Das von Herrn Nuhr eingebrachte Statement wurde am 21. Juli zunächst auf der eigenen Internetseite der DFG2020-Aktion und über den Youtube-Kanal der DFG öffentlich gemacht. Die DFG bedankte sich bei Herrn Nuhr für seinen Beitrag. Am 30. Juli erfolgte auch eine Veröffentlichung via Twitter, die unmittelbar eine intensive Diskussion auslöste. Die Entscheidung, Herrn Nuhr als Botschafter der Jubiläumskampagne einzusetzen und sein Statement zu veröffentlichen, wurde in vielen Kommentierungen kritisiert. Kritik erreichte die DFG auch von zahlreichen Vertreterinnen und Vertretern der Wissenschaft über verschiedene Kanäle.

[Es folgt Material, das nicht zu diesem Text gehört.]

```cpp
int layernorm_bwd_finish(int dtype, const LnPending* sets, int n, hipStream_t st_) {
    for (int i0 = 0; i0 < n; i0 += kLnFinishMax) {
        LnFinishTable t = {};
        int cnt = 0, pmax = 0;
        for (int i = i0; i < n && i < i0 + kLnFinishMax; i++)
            if (sets[i].partial) {
                t.s[cnt++] = sets[i];
                pmax = std::max(pmax, 2 * sets[i].cols + 2);
            }
        if (!cnt) continue;
        const dim3 grid(cdiv(pmax, 16), cnt);
        if (dtype == FF_DTYPE_BF16) ln_bwd_final_multi_kernel<bf16><<<grid, dim3(256), 0, st_>>>(t);
        else ln_bwd_final_multi_kernel<float><<<grid, dim3(256), 0, st_>>>(t);
        FF_TRY(check_launch("ln_bwd_final_multi"));
    }
    return FF_OK;
}

size_t rows_reduce_workspace(int rows, int cols, int rows_per_batch, int rows_per_group) {
    if (rows_per_batch <= 0 || rows_per_group <= 0) return 0;
// ... 115 lines not shown
```

Measured before the change: 782.3.

## Use buffer loads with OOB masking and batched prefetch in layernorm kernels

```diff
diff --git a/flamingo-mini_amd/csrc/ff_rowwise.hip b/flamingo-mini_amd/csrc/ff_rowwise.hip
--- a/flamingo-mini_amd/csrc/ff_rowwise.hip
+++ b/flamingo-mini_amd/csrc/ff_rowwise.hip
@@ -19,12 +19,160 @@
     else Vec<T>::store(p, o);
 }
 
+typedef __attribute__((ext_vector_type(4))) unsigned u32x4;
+constexpr unsigned kRowOob = 0x80000000u;
+FF_DEV __amdgpu_buffer_rsrc_t row_rsrc(const void* p, bool there = true) { return __builtin_amdgcn_make_buffer_rsrc((void*)p, 0, there ? 0x7fffffff : 0, 0x00020000); }
+FF_DEV u32x4 row_ld(__amdgpu_buffer_rsrc_t r, unsigned byte_off) { return __builtin_amdgcn_raw_buffer_load_b128(r, byte_off, 0, 0); }
+FF_DEV float row_ld_f32(__amdgpu_buffer_rsrc_t r, unsigned byte_off) { return __builtin_bit_cast(float, __builtin_amdgcn_raw_buffer_load_b32(r, byte_off, 0, 0)); }
+FF_DEV int wave_id() { return __builtin_amdgcn_readfirstlane(threadIdx.x >> 6); }
+template <typename T, int VEC> FF_DEV void unpk(const u32x4& r, float (&o)[VEC]) {
+    typedef typename Vec<T>::raw raw_t;
+    const raw_t x = __builtin_bit_cast(raw_t, r);
+#pragma unroll
+    for (int e = 0; e < VEC; e++) o[e] = to_f32(x[e]);
+}
+template <typename T, int VEC> FF_DEV void row_st(__amdgpu_buffer_rsrc_t r, unsigned byte_off, const float (&o)[VEC]) {
+    typename Vec<T>::raw v;
+#pragma unroll
+    for (int e = 0; e < VEC; e++) v[e] = from_f32<T>(o[e]);
+    __builtin_amdgcn_raw_buffer_store_b128(__builtin_bit_cast(u32x4, v), r, byte_off, 0, 0);
+}
+template <typename T, int VEC> FF_DEV void ldb(__amdgpu_buffer_rsrc_t r, int c, float (&o)[VEC]) { unpk<T, VEC>(row_ld(r, (unsigned)c * 16u), o); }
+
+template <typename T, int VEC>
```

Zu ihrem Bedauern sah sich die DFG nicht in der Lage, kurzfristig und während einer zum Teil aggressiven Twitter-Diskussion eine klare Einschätzung zu den Kommentaren vorzunehmen.

Die DFG hat sich daher am 31. Juli entschieden, den Beitrag von der Seite “DFG2020 – Für das Wissen” und aus ihrem Youtube-Kanal zu nehmen und die Situation näher zu beleuchten.

Die Entfernung des Beitrags erfolgte ohne weitere Erläuterung und ohne vorherige Information an Herrn Nuhr, was die DFG ausdrücklich bedauert und wofür sie sich bei Herrn Nuhr entschuldigt. Auch möchte die DFG betonen, dass sie mit der Entfernung des Beitrags keineswegs Herrn Nuhrs persönliche Einstellung zur Wissenschaft bewerten wollte.

Es ist der DFG jedoch auch ein Anliegen zu betonen, dass der Beitrag von Herrn Nuhr auf dem Twitterkanal @dfg_public nicht gelöscht wurde. Damit wurde die vorangegangene Diskussion dokumentiert, und die Fortsetzung der Diskussion wurde ausdrücklich ermöglicht.

Im Folgenden hat sich die DFG intensiver mit dem Statement von Dieter Nuhr befasst und weitere Hintergrundrecherchen durchgeführt. Dabei wurde deutlich, dass Herr Nuhr die Sätze: “Wissenschaft ist nämlich keine Heilslehre, keine Religion, die absolute Wahrheiten verkündet. Und wer ständig ruft ‘Folgt der Wissenschaft!’ hat das offensichtlich nicht begriffen.” in ähnlicher Form bereits in der stark polarisierten Debatte zum Klimawandel und der Aktivistin Greta Thunberg geäußert hat.

In dieser spezifischen Debatte Stellung zu beziehen, ist jedoch nicht Ziel der Kampagne #DFG2020. Die DFG bietet Herrn Nuhr aber sehr gerne eine im Lichte der aktuellen Debatte kommentierte Wieder-Online-Stellung seines Statements an, nicht zuletzt auch, um die Diskussion offenzuhalten. Die DFG will diesen Fall zum Anlass nehmen, eine Auseinandersetzung über die aktuelle Debattenkultur anzustoßen und sich dabei auch selbstkritisch mit dem eigenen Handeln zu befassen.